Search the records for the string "return" and copy every line where it turns up.

### [INPUT DATA]
-- -- --
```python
def upconv_blur_tail(x, weight, scale, bias=None, noise=None, noise_w=None, style=None, bias_scale=1.0, act=None, slope=0.2,
                     eps=1e-8):
    a_in, s_in, t_in = (x.a, x.s, x.t) if isinstance(x, Deferred) else (x, None, None)
    if isinstance(x, Deferred):
        x.read()
    n, cin, h, w = a_in.shape
    g = Geom(n, cin, h, w, weight.shape[0], 3, 1, 1, 0)
    a = ACT_LRELU if act == 'lrelu' else ACT_NONE
    y, s_, t_, mean, rstd = _UpConvBlurTail.apply(a_in, s_in, t_in, weight, bias, noise, noise_w, style, g, float(scale),
                                                  float(bias_scale), a, float(slope), float(eps))
    return Deferred(y, s_, t_, mean, rstd, style)


class _ToRGBMod(Function):

    @staticmethod
    def forward(ctx, a, s_, t_, w, bias, scale, bias_scale, link=None):
        a, w = _c(a), _c(w)
        n, cin, h, wd = a.shape
        cout = w.shape[0]
        L = _lib.lib()
        ctx.link = link
        weff, beff = _new((n, cin, 4), a), _new((n, 4), a)
        check(L.ganlab_mod_torgb_prep_f32(_p(w), _p(bias), _p(s_), _p(t_), _p(weff), _p(beff), n, cin, cout, scale,
                                          bias_scale, _st()), 'mod_torgb_prep')
        y = _new((n, cout, h, wd), a)
        check(L.ganlab_mod_torgb_fwd_f32(_p(a), _p(weff), _p(beff), _p(y), n, cin, cout, h * wd, _st()), 'mod_torgb_fwd')
        ctx.save_for_backward(a, s_, t_, w)
        ctx.scale, ctx.bias_scale = scale, bias_scale
        ctx.bias_shape = bias.shape if bias is not None else None
        ctx.bias_ref = bias
        return y

    @staticmethod
    @once_differentiable
    def backward(ctx, gy):
        a, s_, t_, w = ctx.saved_tensors
        gy = _c(gy)
        n, cin, h, wd = a.shape
        cout = w.shape[0]
        L = _lib.lib()
        g = Geom(n, cin, h, wd, cout, 1, 0, 0)
        ga = None
        if ctx.link is not None:
            ctx.link.grgb = ctx.link.wp = None
        if ctx.needs_input_grad[0]:
            link = ctx.link
            if _rgb_link_ok(link, n, cin, cout, h * wd):
                link.grgb, link.wp, link.crgb = gy, _packed(w, PACK_DGRAD, ctx.scale), cout
                ga = torch.zeros((1,), dtype=a.dtype, device=a.device).expand(a.shape)
            else:
# ... 1421 lines not shown
```

### include/ganlab_hip.h

```cpp
#ifndef GANLAB_HIP_H
#define GANLAB_HIP_H

#include <stddef.h>
#include <stdint.h>

#ifdef __cplusplus
extern "C" {
#endif

#define GANLAB_OK 0
#define GANLAB_EINVAL (-1)
#define GANLAB_EWORKSPACE (-2)
#define GANLAB_ELAUNCH (-3)
#define GANLAB_EUNSUPPORTED (-4)

#define GANLAB_ACT_NONE 0
#define GANLAB_ACT_LRELU 1

#define GANLAB_PACK_FWD 0
#define GANLAB_PACK_DGRAD 1

int ganlab_abi_version(void);

int ganlab_last_launch(char* name, int cap, unsigned* grid);
unsigned long long ganlab_launch_count(void);
int ganlab_launch_history(int back, char* name, int cap, unsigned* grid);

typedef struct {
  int N, Cin, Hin, Win;
  int Cout, ks, pad;
  int up;
  int pool;
} ganlab_conv_geom;

int ganlab_conv_geom_size(void);

int ganlab_conv_out_hw(const ganlab_conv_geom* g, int* Hout, int* Wout);

long long ganlab_conv_pack_f32(const float* w, float* out, int Cout, int Cin, int ks, int mode,
                               float scale, void* stream);

int ganlab_conv_fwd_f32(const float* x, const float* wp, const float* bias, float* y,
                        const ganlab_conv_geom* g, float bias_scale, int act, float slope,
                        void* stream);

int ganlab_conv_dgrad_f32(const float* gy, const float* wp, float* gx_virtual,
                          const ganlab_conv_geom* g, void* stream);

int ganlab_conv_splitk_plan(const ganlab_conv_geom* g, int dgrad);
int ganlab_conv_fwd_splitk_f32(const float* x, const float* wp, const float* bias, float* y, const ganlab_conv_geom* g,
                               float bias_scale, int act, float slope, void* workspace, size_t workspace_bytes,
                               void* stream);
int ganlab_conv_dgrad_splitk_f32(const float* gy, const float* wp, float* gx, const ganlab_conv_geom* g, void* workspace,
                                 size_t workspace_bytes, void* stream);

int ganlab_conv_dgrad_mask_supported(const ganlab_conv_geom* g);
int ganlab_conv_dgrad_mask_f32(const float* gy, const float* wp, const float* x, float* gx, const ganlab_conv_geom* g,
                               float slope, void* stream);

int ganlab_conv_act_bwd_fused_supported(const ganlab_conv_geom* g);
int ganlab_conv_dgrad_act_f32(const float* gy, const float* y, const float* wp, float* gx, const ganlab_conv_geom* g,
                              float slope, void* stream);
int ganlab_conv_fwd_mask_f32(const float* x, const float* wp, const float* y, float* out, const ganlab_conv_geom* g,
                             float slope, void* stream);
int ganlab_conv_wgrad_act_f32(const float* gy, const float* y, const float* x, float* gw, float* gb,
                              const ganlab_conv_geom* g, float scale, float bias_scale, float slope, void* workspace,
                              size_t workspace_bytes, void* stream);

size_t ganlab_conv_wgrad_workspace(const ganlab_conv_geom* g);
int ganlab_conv_wgrad_f32(const float* gy, const float* x, float* gw, const ganlab_conv_geom* g,
                          float scale, void* workspace, size_t workspace_bytes, void* stream);

int ganlab_conv_s2_supported(const ganlab_conv_geom* g);
long long ganlab_conv_s2_pack_f32(const float* w, float* out, int Cout, int Cin, int up, int transpose,
                                  float scale, void* stream);
int ganlab_conv_s2_fwd_f32(const float* x, const float* wp, const float* bias, float* y,
                           const ganlab_conv_geom* g, float bias_scale, int act, float slope, void* stream);
int ganlab_conv_s2_dgrad_f32(const float* gy, const float* wp, float* gx, const ganlab_conv_geom* g,
                             void* stream);
size_t ganlab_conv_s2_wgrad_workspace(const ganlab_conv_geom* g);
int ganlab_conv_s2_wgrad_f32(const float* gy, const float* x, float* gw, const ganlab_conv_geom* g,
                             float scale, void* workspace, size_t workspace_bytes, void* stream);

int ganlab_conv_bf16_supported(const ganlab_conv_geom* g);
long long ganlab_conv_pack_bf16(const float* w, void* out, int Cout, int Cin, int mode, float scale, void* stream);
int ganlab_conv_fwd_bf16(const float* x, const void* wp, const float* bias, float* y, const ganlab_conv_geom* g,
                         float bias_scale, int act, float slope, void* stream);
int ganlab_conv_dgrad_bf16(const float* gy, const void* wp, float* gx, const ganlab_conv_geom* g, void* stream);
int ganlab_conv_bf16_splitk_plan(const ganlab_conv_geom* g, int dgrad);
int ganlab_conv_fwd_bf16_splitk(const float* x, const void* wp, const float* bias, float* y, const ganlab_conv_geom* g,
                                float bias_scale, int act, float slope, void* workspace, size_t workspace_bytes,
                                void* stream);
int ganlab_conv_dgrad_bf16_splitk(const float* gy, const void* wp, float* gx, const ganlab_conv_geom* g, void* workspace,
                                  size_t workspace_bytes, void* stream);
size_t ganlab_conv_wgrad_bf16_workspace(const ganlab_conv_geom* g);
int ganlab_conv_wgrad_bf16(const float* gy, const float* x, float* gw, const ganlab_conv_geom* g, float scale,
                           void* workspace, size_t workspace_bytes, void* stream);

int ganlab_conv_x3_supported(const ganlab_conv_geom* g, int dgrad);
long long ganlab_conv_x3_pack(const float* w, void* out, int Cout, int Cin, int mode, float scale, void* stream);
int ganlab_conv_fwd_x3(const float* x, const void* wp, const float* bias, float* y, const ganlab_conv_geom* g,
                       float bias_scale, int act, float slope, void* stream);
int ganlab_conv_dgrad_x3(const float* gy, const void* wp, float* gx, const ganlab_conv_geom* g, void* stream);
int ganlab_conv_dgrad_mask_x3(const float* gy, const void* wp, const float* x, float* gx, const ganlab_conv_geom* g,
                              float slope, void* stream);
int ganlab_conv_fwd_aff_x3(const float* x, const void* wp, const float* aff_s, const float* aff_t, const float* bias,
                           float* y, const ganlab_conv_geom* g, float bias_scale, int act, float slope, void* stream);
int ganlab_conv_fwd_aff_tail_x3_chunks(const ganlab_conv_geom* g);
int ganlab_conv_s2_x3_supported(const ganlab_conv_geom* g, int dgrad);
long long ganlab_conv_s2_x3_pack(const float* w, void* out, int Cout, int Cin, int up, float scale, void* stream);
int ganlab_conv_s2_fwd_x3(const float* x, const void* wp, const float* bias, float* y, const ganlab_conv_geom* g,
                          float bias_scale, int act, float slope, void* stream);
int ganlab_conv_s2_fwd_aff_x3(const float* x, const void* wp, const float* aff_s, const float* aff_t, const float* bias,
                              float* y, const ganlab_conv_geom* g, float bias_scale, int act, float slope, void* stream);
int ganlab_conv_s2_dgrad_x3(const float* gy, const void* wp, float* gx, const ganlab_conv_geom* g, void* stream);
int ganlab_conv_s2_down_x3_supported(const ganlab_conv_geom* g, int dgrad);
long long ganlab_conv_s2_down_x3_pack(const float* w, void* out, int Cout, int Cin, int up, float scale, void* stream);
int ganlab_conv_s2_down_fwd_x3(const float* x, const void* wp, const float* bias, float* y, const ganlab_conv_geom* g,
                               float bias_scale, int act, float slope, void* stream);
int ganlab_conv_s2_down_dgrad_x3(const float* gy, const void* wp, float* gx, const ganlab_conv_geom* g, void* stream);
int ganlab_conv_wgrad_x3_supported(const ganlab_conv_geom* g);
size_t ganlab_conv_wgrad_x3_workspace(const ganlab_conv_geom* g);
int ganlab_conv_wgrad_x3(const float* gy, const float* x, const float* aff_s, const float* aff_t, float* gw,
                         const ganlab_conv_geom* g, float scale, void* workspace, size_t workspace_bytes, void* stream);
int ganlab_conv_s2_wgrad_x3_supported(const ganlab_conv_geom* g);
size_t ganlab_conv_s2_wgrad_x3_workspace(const ganlab_conv_geom* g);
int ganlab_conv_s2_wgrad_x3(const float* gy, const float* x, const float* aff_s, const float* aff_t, float* gw,
                            const ganlab_conv_geom* g, float scale, void* workspace, size_t workspace_bytes, void* stream);
int ganlab_conv_fwd_aff_tail_x3(const float* x, const void* wp, const float* aff_s, const float* aff_t, const float* bias,
                                const float* noise, const float* noise_w, float* y, float* mean, float* rstd,
                                const ganlab_conv_geom* g, float bias_scale, int act, float slope, float eps, void* workspace,
                                size_t workspace_bytes, void* stream);

int ganlab_blur3x3_f32(const float* x, float* y, long long planes, int H, int W, void* stream);
int ganlab_up2_f32(const float* x, float* y, long long planes, int H, int W, float scale, void* stream);
int ganlab_pool2_f32(const float* x, float* y, long long planes, int Hout, int Wout, float scale,
                     void* stream);
int ganlab_resample2d_f32(const float* x, float* y, const int* iy, const float* wy, const int* ix, const float* wx,
                          long long planes, int Hi, int Wi, int Ho, int Wo, int Ty, int Tx, void* stream);
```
-- -- --
### [SOLUTION TO THE PROBLEM]
    return Deferred(y, s_, t_, mean, rstd, style)
        return y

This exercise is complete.